Required action >> In the listing below, locate the lines bearing the word "rout". Copy every one of them.

The data >>

template <class Map, bool ST, bool TAPS = true, bool GEN = false, int CAM = PT_CAMK_ANY>
__device__ __forceinline__ void bin_trace_body(const PtPass &P) {
    __shared__ uint4 W[MapWide<Map>::v == 0 ? 4 : 5][64];
    const PtLaunch &L = P.L;
    const int lane = int(threadIdx.x);
    Stats<ST> st;
    st.init();
    const uint64_t t_start = st.clk();
    const uint32_t n = P.ctrl[0];
    const uint32_t rmax = uint32_t(P.run_max);
    uint32_t R = n / (gridDim.x * 8u);
    R = R < 64u ? 64u : (R > rmax ? rmax : (R + 63u) & ~63u);
    uint32_t shard = blockIdx.x % PT_RUN_SHARDS, tried = 0u;
    auto shard_lo = [&](uint32_t k) -> uint32_t {
        return k >= PT_RUN_SHARDS ? n : uint32_t((uint64_t(n >> 6) * k / PT_RUN_SHARDS) << 6);
    };
    auto take = [&](uint32_t len, uint32_t &end) -> uint32_t {
        while (tried < PT_RUN_SHARDS) {
            const uint32_t lo = shard_lo(shard), hi = shard_lo(shard + 1u);
            const uint32_t b = lo + atomicAdd(&P.ctrl[PT_CTRL_CURSOR(shard)], len);
            if (b < hi) {
                end = b + len < hi ? b + len : hi;
                return b;
            }
            shard = (shard + 1u) % PT_RUN_SHARDS;
            ++tried;
        }
        end = n;
        return n;
    };

    uint32_t nxt = 0u, nxt_end = 0u;
    if (lane == 0) nxt = take(R, nxt_end);
    uint32_t run_cur = uint32_t(__builtin_amdgcn_readfirstlane(int(nxt)));
    uint32_t run_end = uint32_t(__builtin_amdgcn_readfirstlane(int(nxt_end)));
    if (lane == 0 && run_cur < n) nxt = take(R, nxt_end);
    auto next_window = [&](uint32_t &b, uint32_t &c) {
        if (run_cur >= run_end) {
            run_cur = uint32_t(__builtin_amdgcn_readfirstlane(int(nxt)));
            run_end = uint32_t(__builtin_amdgcn_readfirstlane(int(nxt_end)));
            if (lane == 0 && run_cur < n) nxt = take(R, nxt_end);
        }
        b = run_cur;
        c = run_end - run_cur < 64u ? run_end - run_cur : 64u;
        run_cur += c;
    };
    uint32_t nb = 0u, nc = 0u, nslot = 0u;
    next_window(nb, nc);
    if (!GEN && uint32_t(lane) < nc) nslot = P.idx[nb + uint32_t(lane)];
    uint32_t wbase = 0u, wcnt = 0u, wtake = 0u;
    float4 s0 = make_float4(0.0f, 0.0f, 0.0f, 0.0f), s1 = s0, s2 = s0;
    uint4 s3 = make_uint4(0u, 0u, 0u, 0u);
    uint2 sh = make_uint2(0u, 0u);
    bool in_lds = false;
    auto stage = [&]() {
        wbase = nb;
        wcnt = nc;
        wtake = 0u;
        in_lds = false;
        if (GEN && uint32_t(lane) < wcnt) {
            const uint32_t i = wbase + uint32_t(lane), npix = uint32_t(P.n_pix);
            uint32_t f, pl;
            gen_sample(uint32_t(P.frames), i, f, pl);
            const uint32_t sid = colour_slot(uint32_t(P.frames), f, pl);
            (void)npix;
            int x, y;
            pixel_of(L, pl, x, y);
            uint32_t rg;
            pt_f3 o, d;
            float fov = L.fov;
            __asm__ volatile("" : "+v"(fov));
            camera_ray<CAM>(x, y, int32_t(uint32_t(L.frame0) + f), L.width, L.height, L.aspect, fov, L.cam_mode, L.cam,
                            rg, o, d);
            st.add(PT_ST_SAMPLES);
            const uint64_t skip = wcnt == 64u ? primary_box_skip(L, o, d) : 0ull;
            const uint4 m = MapBounds<Map>::template mask_skip<ST>(L, o, d, skip, st);
            s0 = make_float4(o.x, o.y, o.z, d.x);
            s1 = make_float4(d.y, d.z, 1.0f, 1.0f);
            s2 = make_float4(1.0f, __uint_as_float(rg), __uint_as_float(sid), __uint_as_float(i));
            s3 = make_uint4(m.x, m.y, 0u, 0u);
            sh = make_uint2(m.z, m.w);
        } else if (uint32_t(lane) < wcnt) {
            const uint32_t slot = nslot;
            const uint4 *v = reinterpret_cast<const uint4 *>(P.rin + slot);
            const uint4 a = v[0], b = v[1], c = v[2];
            s0 = make_float4(__uint_as_float(a.x), __uint_as_float(a.y), __uint_as_float(a.z), __uint_as_float(a.w));
            s1 = make_float4(__uint_as_float(b.x), __uint_as_float(b.y), __uint_as_float(b.z), __uint_as_float(b.w));
            s2 = make_float4(__uint_as_float(c.x), __uint_as_float(c.y), __uint_as_float(c.z), __uint_as_float(c.w));
            s3 = v[3];
            if (wide_of<Map>(P)) sh = P.mask_hi[slot];
        }
        if (wcnt != 0u) {
            next_window(nb, nc);
            if (!GEN && uint32_t(lane) < nc) nslot = P.idx[nb + uint32_t(lane)];
        }
    };
    stage();

    int state = ST_FREE;
    uint32_t rng = 0u, sid = 0u, pos = 0u, slot = 0u;
    pt_f3 ro{0.0f, 0.0f, 0.0f}, rd{0.0f, 0.0f, 1.0f};
    pt_f3 thr{1.0f, 1.0f, 1.0f};
    int step = 0, mat = 0;
    float t = 0.0f;
    float dv0 = 0.0f, dv1 = 0.0f, dv2 = 0.0f;
    Check ck{0ull, 0ull};

    auto hand_on = [&]() {
        if (state == ST_SHADE) {
            if (step < 0) {
                if (L.debug == 3) {
                    const pt_f3 c = final_color(L.debug, P.bounce, L.bounces, pt_f3{0.0f, 0.0f, 0.0f});
                    P.color[sid] = make_float4(c.x, c.y, c.z, 0.0f);
                }
                if constexpr (TAPS) P.rout[pos].q[2] = make_uint4(slot, 0u, sid, PT_AUX_MISS);
                else P.hq[pos] = make_uint4(0u, PT_AUX_MISS, 0u, slot);
                if constexpr (GEN) P.color[sid] = make_float4(0.0f, 0.0f, 0.0f, 0.0f);
            } else {
                if constexpr (TAPS) {
                    store_ray(P.rout + pos, ro, rd, thr, rng, sid, uint32_t(mat),
                              make_uint4(__float_as_uint(dv0), __float_as_uint(dv1), __float_as_uint(dv2), 0u));
                } else {
                    P.hq[pos] = make_uint4(__float_as_uint(t), uint32_t(mat), __float_as_uint(dv0),
                                           GEN && P.gen_norec ? uint32_t(ck.lo) : slot);
                    if (wide_of<Map>(P))
                        P.hitn[pos] = make_float4(0.0f, 0.0f, __uint_as_float(uint32_t(ck.hi)),
                                                  __uint_as_float(uint32_t(ck.hi >> 32)));
                }
            }
            state = ST_FREE;
        }
    };

    auto park = [&]() {
        const bool mapping_now = state == ST_MARCH || (TAPS && state == ST_NORMAL);
        const bool in_win = uint32_t(lane) < wcnt;
        ck.alo = wave_or_u64((mapping_now ? ck.lo : 0ull) |
                             (in_win ? (uint64_t(s3.x) | (uint64_t(s3.y) << 32)) : 0ull));
        ck.ahi = wide_of<Map>(P) ? wave_or_u64((mapping_now ? ck.hi : 0ull) |
                                      (in_win ? (uint64_t(sh.x) | (uint64_t(sh.y) << 32)) : 0ull))
                        : 0ull;
        W[0][lane] = make_uint4(__float_as_uint(s0.x), __float_as_uint(s0.y), __float_as_uint(s0.z),
                                __float_as_uint(s0.w));
        W[1][lane] = make_uint4(__float_as_uint(s1.x), __float_as_uint(s1.y), __float_as_uint(s1.z),
                                __float_as_uint(s1.w));
        W[2][lane] = make_uint4(__float_as_uint(s2.x), __float_as_uint(s2.y), __float_as_uint(s2.z),
                                __float_as_uint(s2.w));
        W[3][lane] = s3;
        if constexpr (MapWide<Map>::v != 0)
            if (wide_of<Map>(P)) W[4][lane] = make_uint4(sh.x, sh.y, 0u, 0u);
        if constexpr (GEN) {
            if (in_win && !P.gen_norec) {
                uint4 *r = reinterpret_cast<uint4 *>(P.rin + wbase + uint32_t(lane));
                r[0] = make_uint4(__float_as_uint(s0.x), __float_as_uint(s0.y), __float_as_uint(s0.z),
                                  __float_as_uint(s0.w));
                r[1] = make_uint4(__float_as_uint(s1.x), __float_as_uint(s1.y), __float_as_uint(s1.z),
                                  __float_as_uint(s1.w));
                r[2] = make_uint4(__float_as_uint(s2.x), __float_as_uint(s2.y), __float_as_uint(s2.z),
                                  __float_as_uint(s2.w));
                r[3] = s3;
            }
        }
        in_lds = true;
        __builtin_amdgcn_fence(__ATOMIC_RELEASE, "wavefront");
        __builtin_amdgcn_wave_barrier();
        __builtin_amdgcn_fence(__ATOMIC_ACQUIRE, "wavefront");
    };

    for (;;) {
        uint64_t tm = st.clk();
        const uint64_t freem = __ballot(state == ST_FREE);
        if (freem != 0ull && wcnt != 0u &&
            (__popcll(freem) >= P.refill_min || __ballot(state == ST_MARCH || state == ST_NORMAL) == 0ull)) {
            const uint32_t avail = wcnt - wtake, nf = uint32_t(__popcll(freem));
            const uint32_t take = nf < avail ? nf : avail;
            const int r = lane_rank(freem);
            const int src = int(wtake) + r;
            const bool got = state == ST_FREE && uint32_t(r) < take;
            if (!in_lds) park();
            float a0 = 0.0f, a1 = 0.0f, a2 = 0.0f, a3 = 0.0f, b0 = 0.0f, b1 = 0.0f, b2 = 0.0f, b3 = 0.0f;
            float c0 = 0.0f, c1 = 0.0f, c2 = 0.0f, c3 = 0.0f;
            uint32_t d0 = 0u, d1 = 0u, d2 = 0u, d3 = 0u, e0 = 0u, e1 = 0u;
            if (got) {
                const uint4 wa = W[0][src], wb = W[1][src], wc = W[2][src], wd = W[3][src];
                a0 = __uint_as_float(wa.x), a1 = __uint_as_float(wa.y), a2 = __uint_as_float(wa.z);
                a3 = __uint_as_float(wa.w);
                b0 = __uint_as_float(wb.x), b1 = __uint_as_float(wb.y), b2 = __uint_as_float(wb.z);
                b3 = __uint_as_float(wb.w);
                c0 = __uint_as_float(wc.x), c1 = __uint_as_float(wc.y), c2 = __uint_as_float(wc.z);
                c3 = __uint_as_float(wc.w);
                d0 = wd.x, d1 = wd.y, d2 = wd.z, d3 = wd.w;
                if constexpr (MapWide<Map>::v != 0) {
                    if (wide_of<Map>(P)) {
                        const uint4 we = W[4][src];
                        e0 = we.x;
                        e1 = we.y;
                    }
                }
            }
            if (got) {
                ro = pt_f3{a0, a1, a2};
                rd = pt_f3{a3, b0, b1};
                thr = pt_f3{b2, b3, c0};
                rng = __float_as_uint(c1);
                sid = __float_as_uint(c2);
                slot = __float_as_uint(c3);
                ck.lo = uint64_t(d0) | (uint64_t(d1) << 32);
                (void)d2;
                (void)d3;
                ck.hi = uint64_t(e0) | (uint64_t(e1) << 32);
                pos = wbase + uint32_t(src);
                t = 0.0f;
                step = 0;
                state = ST_MARCH;
            }
            wtake += take;
            if (wtake == wcnt) stage();
        }
        const bool more = wcnt != 0u;
        tm = st.lap(PT_ST_CYC_REFILL, tm);

        const bool mapping = state == ST_MARCH || (TAPS && state == ST_NORMAL);
        st.add(PT_ST_LANE_IDLE, mapping ? 0u : 1u);
        st.add(PT_ST_IDLE_SHADE, state == ST_SHADE ? 1u : 0u);
        st.add(PT_ST_IDLE_FREE, state == ST_FREE ? 1u : 0u);
        if (lane == 0) st.add(PT_ST_WAVE_ITERS);
        if (__ballot(mapping) != 0ull) {
            if (lane == 0) st.add(PT_ST_WAVE_MAPS);
            if (mapping) {
                float qx, qy, qz;
                map_point(TAPS ? state : int(ST_MARCH), step, ro, rd, t, qx, qy, qz);
                uint64_t live = 0;
                const Hit h = Map::template eval<ST>(L, qx, qy, qz, ck, __builtin_inff(), __builtin_inff(), live, st);
                after_map<ST, !TAPS>(h, state, step, t, ro, rd, mat, dv0, dv1, dv2, st);
                if constexpr (!TAPS) {
                    if (state == ST_NORMAL) {
                        dv0 = tap_bound(h.d, qx, qy, qz, t, L.bound_k);
                        state = ST_SHADE;
                    }
                }
            }
        }
        tm = st.lap(PT_ST_CYC_MAP, tm);

        hand_on();
        tm = st.lap(PT_ST_CYC_SHADE, tm);
        if (!more && __ballot(state != ST_FREE) == 0ull) break;
    }
    (void)st.lap(PT_ST_CYC_TOTAL, t_start);
    flush_stats<ST>(L, st);
}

Worked solution >>
                if constexpr (TAPS) P.rout[pos].q[2] = make_uint4(slot, 0u, sid, PT_AUX_MISS);
                    store_ray(P.rout + pos, ro, rd, thr, rng, sid, uint32_t(mat),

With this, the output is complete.